The question “How many different ways can a number be written as a product using only primes?” (see why 1 is not prime) becomes even more interesting if we ask ourselves whether 3 × 2 × 2 and 2 × 2 × 3 are different enough to consider them “different ways.” If we consider only the set of numbers used — in other words, if we ignore how those numbers are arranged — we come up with a remarkable, and very useful fact (provable).

Every whole number greater than 1 can be factored into a unique set of primes. There is only one set of prime factors for any whole number.

Primes and rectangles

It is possible to arrange 12 square tiles into three distinct rectangles.

Seven square tiles can be arranged in many ways, but only one arrangement makes a rectangle.

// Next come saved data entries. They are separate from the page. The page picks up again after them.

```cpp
static int ssim_impl(int W, int H, const float* img, const float* gt, float weight,
                     float* block_partials, int n_partials, float* v_img, float* scratch,
                     int y0, int y1, int c0, int c1, void* stream) {
  TGS_CHECK_ARG(W > 0 && H > 0, "bad image size");
  TGS_CHECK_ARG(img && gt && block_partials, "null pointer");
  TGS_CHECK_ARG(!v_img || scratch, "gradient needs scratch");
  TGS_CHECK_ARG(0 <= y0 && y0 <= y1 && y1 <= H && y0 <= c0 && c0 <= c1 && c1 <= y1, "bad row range");
  Win win;
  double g[WIN], sum = 0.0;
  for (int i = 0; i < WIN; i++) { g[i] = exp(-(double)((i - HALO) * (i - HALO)) / (2.0 * 1.5 * 1.5)); sum += g[i]; }
  for (int i = 0; i < WIN; i++) win.g[i] = (float)(g[i] / sum);
  static const int env_nblk = [] { const char* e = getenv("TGS_SSIM_NBLK"); return e ? max(2, min(16, atoi(e))) : 0; }();
  static const int env_fused = [] { const char* e = getenv("TGS_SSIM_FUSED"); return e ? atoi(e) : 0; }();
  if (v_img && env_fused && y1 > y0 && count_inside(y0, y1, c0, c1)) {
    const int fx = (W + SWO - 1) / SWO;
    auto wgs = [&](int nb) { return (long long)fx * ((y1 - y0 + fused_seg_rows(nb) - 1) / fused_seg_rows(nb)); };
    int nblk = 7;
    while (nblk > 3 && wgs(nblk) < 600) nblk--;
    if (env_nblk) nblk = max(3, env_nblk);
    while (nblk < 16 && wgs(nblk) > n_partials) nblk++;
    TGS_CHECK_ARG(wgs(nblk) <= n_partials, "block_partials too small");
    const int SEGF = fused_seg_rows(nblk);
    hipLaunchKernelGGL(k_ssim_fused, dim3(fx, (y1 - y0 + SEGF - 1) / SEGF, 1), dim3(NTH), 0, (hipStream_t)stream, W, H, weight,
                       img, gt, v_img, block_partials, n_partials, nblk, y0, y1, c0, c1);
    TGS_CHECK_LAUNCH();
    return TGS_OK;
  }
  const int f0 = v_img ? max(0, y0 - HALO) : y0, f1 = v_img ? min(H, y1 + HALO) : y1;
  const int rows = f1 - f0;
  if (rows <= 0) {
    if (n_partials > 0) {
      hipLaunchKernelGGL(k_ssim_zero_partials, dim3((n_partials + 255) / 256), dim3(256), 0, (hipStream_t)stream, block_partials,
                         n_partials);
      TGS_CHECK_LAUNCH();
    }
    return TGS_OK;
  }
  const int sx = (W + SW - 1) / SW;
  int nblk = 4;
  while (nblk > 2 && (long long)sx * ((rows + seg_rows(nblk) - 1) / seg_rows(nblk)) < 3 * 256) nblk--;
  if (env_nblk) nblk = env_nblk;
  while (nblk < 16 && (long long)sx * ((rows + seg_rows(nblk) - 1) / seg_rows(nblk)) > n_partials) nblk++;
  TGS_CHECK_ARG((long long)sx * ((rows + seg_rows(nblk) - 1) / seg_rows(nblk)) <= n_partials, "block_partials too small");
  const int SEG = seg_rows(nblk);
  const dim3 block(NTH);
  hipStream_t s = (hipStream_t)stream;
  hipLaunchKernelGGL(k_ssim_fwd, dim3(sx, (rows + SEG - 1) / SEG, 1), block, 0, s, W, H, win, img, gt,
                     v_img ? scratch : nullptr, block_partials, n_partials, nblk, f0, f1, c0, c1);
  TGS_CHECK_LAUNCH();
  if (v_img && y1 > y0) {
    hipLaunchKernelGGL(k_ssim_bwd, dim3(sx, (y1 - y0 + SEG - 1) / SEG, 1), block, 0, s, W, H, win, weight, img, gt,
                       scratch, v_img, nblk, y0, y1);
    TGS_CHECK_LAUNCH();
  }
  return TGS_OK;
}

extern "C" int tgs_ssim_fwd_bwd(int W, int H, const float* img, const float* gt, float weight,
                                float* block_partials, float* v_img, float* scratch,
                                void* stream) {
  return ssim_impl(W, H, img, gt, weight, block_partials, ((W + 15) / 16) * ((H + 15) / 16), v_img, scratch,
                   0, H, 0, H, stream);
}

extern "C" int tgs_ssim_fwd_bwd_rows(int W, int H, const float* img, const float* gt, float weight,
                                     float* block_partials, int n_partials, float* v_img,
                                     float* scratch, int y0, int y1, int count_y0, int count_y1,
                                     void* stream) {
  return ssim_impl(W, H, img, gt, weight, block_partials, n_partials, v_img, scratch, y0, y1, count_y0,
                   count_y1, stream);
}
```

Baseline: 990.3 iters/s.

## Use buffer loads with precomputed offsets and occupancy-sized SSIM row segments

SSIM forward and backward staging now uses raw buffer loads. A per-thread offset map is computed once and advanced by a fixed stride per row block, and out-of-range elements rely on buffer bounds checking to return zero, replacing per-element index math and branches. Segment height is now chosen arbitrarily between two and four row blocks, sized from the device's resident workgroup count via an occupancy query, and the kernels exit early past the segment end. This aims to cut address and bounds overhead and to balance the grid against CU occupancy. It adds a host-side occupancy query and relies on buffer out-of-bounds semantics for correctness.

Result: slower. 977.6 iters/s (-1.3%).

```diff
diff --git a/touch_gs_amd/csrc/imgloss.hip b/touch_gs_amd/csrc/imgloss.hip
--- a/touch_gs_amd/csrc/imgloss.hip
+++ b/touch_gs_amd/csrc/imgloss.hip
@@ -1,5 +1,6 @@
 #include <math.h>
 #include <stdlib.h>
+#include <atomic>
 #include "tgs_common.h"
 
 namespace {
@@ -22,30 +23,49 @@
 constexpr int NTH = 3 * SW;
 constexpr int RB = WIN;
 __host__ __device__ constexpr int seg_rows(int nblk) { return RB * nblk - 2 * HALO; }
+__host__ __device__ constexpr int seg_blocks(int seg) { return (seg + 2 * HALO + RB - 1) / RB; }
+constexpr int SEG_MIN = seg_rows(2), SEG_MAX = seg_rows(4);
 
 template <int CH>
 struct RowBlock {
   static constexpr int ROWF = (SW + 2 * HALO) * CH;
   static constexpr int NIT = (RB * ROWF + NTH - 1) / NTH;
-  template <int B = 8>
-  static __device__ __forceinline__ void stage(const float* __restrict__ src, float* __restrict__ lds,
-                                               int W, int H, int x0, int r0, int tid) {
-#pragma unroll 1
-    for (int it0 = 0; it0 < NIT; it0 += B) {
-      float v[B];
-#pragma unroll
-      for (int u = 0; u < B; u++) {
-        const int i = tid + NTH * (it0 + u);
-        const int j = i / ROWF, e = i - j * ROWF;
-        const int gy = r0 + j, gxf = (x0 - HALO) * CH + e;
-        v[u] = 0.f;
-        if (i < RB * ROWF && gy >= 0 && gy < H && gxf >= 0 && gxf < W * CH) v[u] = src[(size_t)gy * W * CH + gxf];
-      }
-#pragma unroll
-      for (int u = 0; u < B; u++) {
-        const int i = tid + NTH * (it0 + u);
-        if (i < RB * ROWF) lds[i] = v[u];
-      }
+  static constexpr int STAGEF = NIT * NTH;
+  static constexpr unsigned OOR = 0x80000000u;
+  struct Map { unsigned off[NIT]; };
+  static __device__ __forceinline__ void make_map(Map& m, int W, int x0, int rel, int tid) {
+#pragma unroll
+    for (int it = 0; it < NIT; it++) {
+      const int i = tid + NTH * it;
+      const int j = i / ROWF, e = i - j * ROWF;
+      const int gxf = (x0 - HALO) * CH + e;
+      m.off[it] = ((i < RB * ROWF && gxf >= 0 && gxf < W * CH) ? (unsigned)(j * W * CH + gxf) * 4u : OOR) + (unsigned)rel;
+    }
+  }
+  static constexpr int MAXW = 1 << 18;
+  static __device__ __forceinline__ __amdgpu_buffer_rsrc_t rows(const float* src, int W, int r_lo, int r_hi) {
+    return __builtin_amdgcn_make_buffer_rsrc((void*)(src + (size_t)r_lo * W * CH), 0, (r_hi - r_lo) * W * CH * 4, 0x00020000);
+  }
+  static __device__ __forceinline__ float load(__amdgpu_buffer_rsrc_t rs, unsigned off) {
+    return __builtin_bit_cast(float, __builtin_amdgcn_raw_buffer_load_b32(rs, (int)off, 0, 0));
+  }
+  static __device__ __forceinline__ void stage(__amdgpu_buffer_rsrc_t rs, float* __restrict__ lds, Map& m, int step, int tid) {
+    float v[NIT];
+#pragma unroll
+    for (int it = 0; it < NIT; it++) v[it] = load(rs, m.off[it]);
+#pragma unroll
+    for (int it = 0; it < NIT; it++) { lds[tid + NTH * it] = v[it]; m.off[it] += (unsigned)step; }
+  }
+  static __device__ __forceinline__ void stage_pair(__amdgpu_buffer_rsrc_t rs_a, __amdgpu_buffer_rsrc_t rs_b,
+                                                    float* __restrict__ lds_a, float* __restrict__ lds_b, Map& m, int step,
+                                                    int tid) {
+    float va[NIT], vb[NIT];
+#pragma unroll
+    for (int it = 0; it < NIT; it++) { va[it] = load(rs_a, m.off[it]); vb[it] = load(rs_b, m.off[it]); }
+#pragma unroll
+    for (int it = 0; it < NIT; it++) {
+      lds_a[tid + NTH * it] = va[it]; lds_b[tid + NTH * it] = vb[it];
+      m.off[it] += (unsigned)step;
     }
   }
   static constexpr int PADF = (RB * ROWF + TGS_WAVE - 1) / TGS_WAVE * TGS_WAVE;
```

How many primes are there?

From 1 through 10, there are 4 primes: 2, 3, 5, and 7. From 11 through 20, there are again 4 primes: 11, 13, 17, and 19. From 21 through 30, there are only 2 primes: 23 and 29. From 31 through 40, there are again only 2 primes: 31 and 37.

From 91 through 100, there is only one prime: 97.

It looks like they’re thinning out. That even seems to make sense; as numbers get bigger, there are more little building blocks from which they might be made.

Do the primes ever stop? Suppose for a moment that they do eventually stop. In other words, suppose that there were a “greatest prime number” — let’s call it p. Well, if we were to multiply together all of the prime numbers we already know (all of them from 2 to p), and then add 1 to that product, we would get a new number — let’s call it q — that is not divisible by any of the prime numbers we already know about. (Dividing by any of those primes would result in a remainder of 1.) So, either q is prime itself (and certainly greater than p) or it is divisible by some prime we have not yet listed (which, therefore, must also be greater than p). Either way, the assumption that there is a greatest prime — p was supposedly our greatest prime number — leads to a contradiction! So that assumption must be wrong there is no “greatest prime number”; the primes never stop.

Suppose we imagine that 11 is the largest prime.

2 × 3 × 5 × 7 × 11 + 1 = 2311 —- Prime! No number (except 1) divides 2311 with zero remainder, so 11 is not the largest prime.

Suppose we imagine that 13 is the largest prime.

2 × 3 × 5 × 7 × 11 × 13 + 1 = 30031 —- Not prime! But 59 × 509 = 30031, and both 59 and 509 are prime, and both are greater than 13, so 13 is not the largest prime.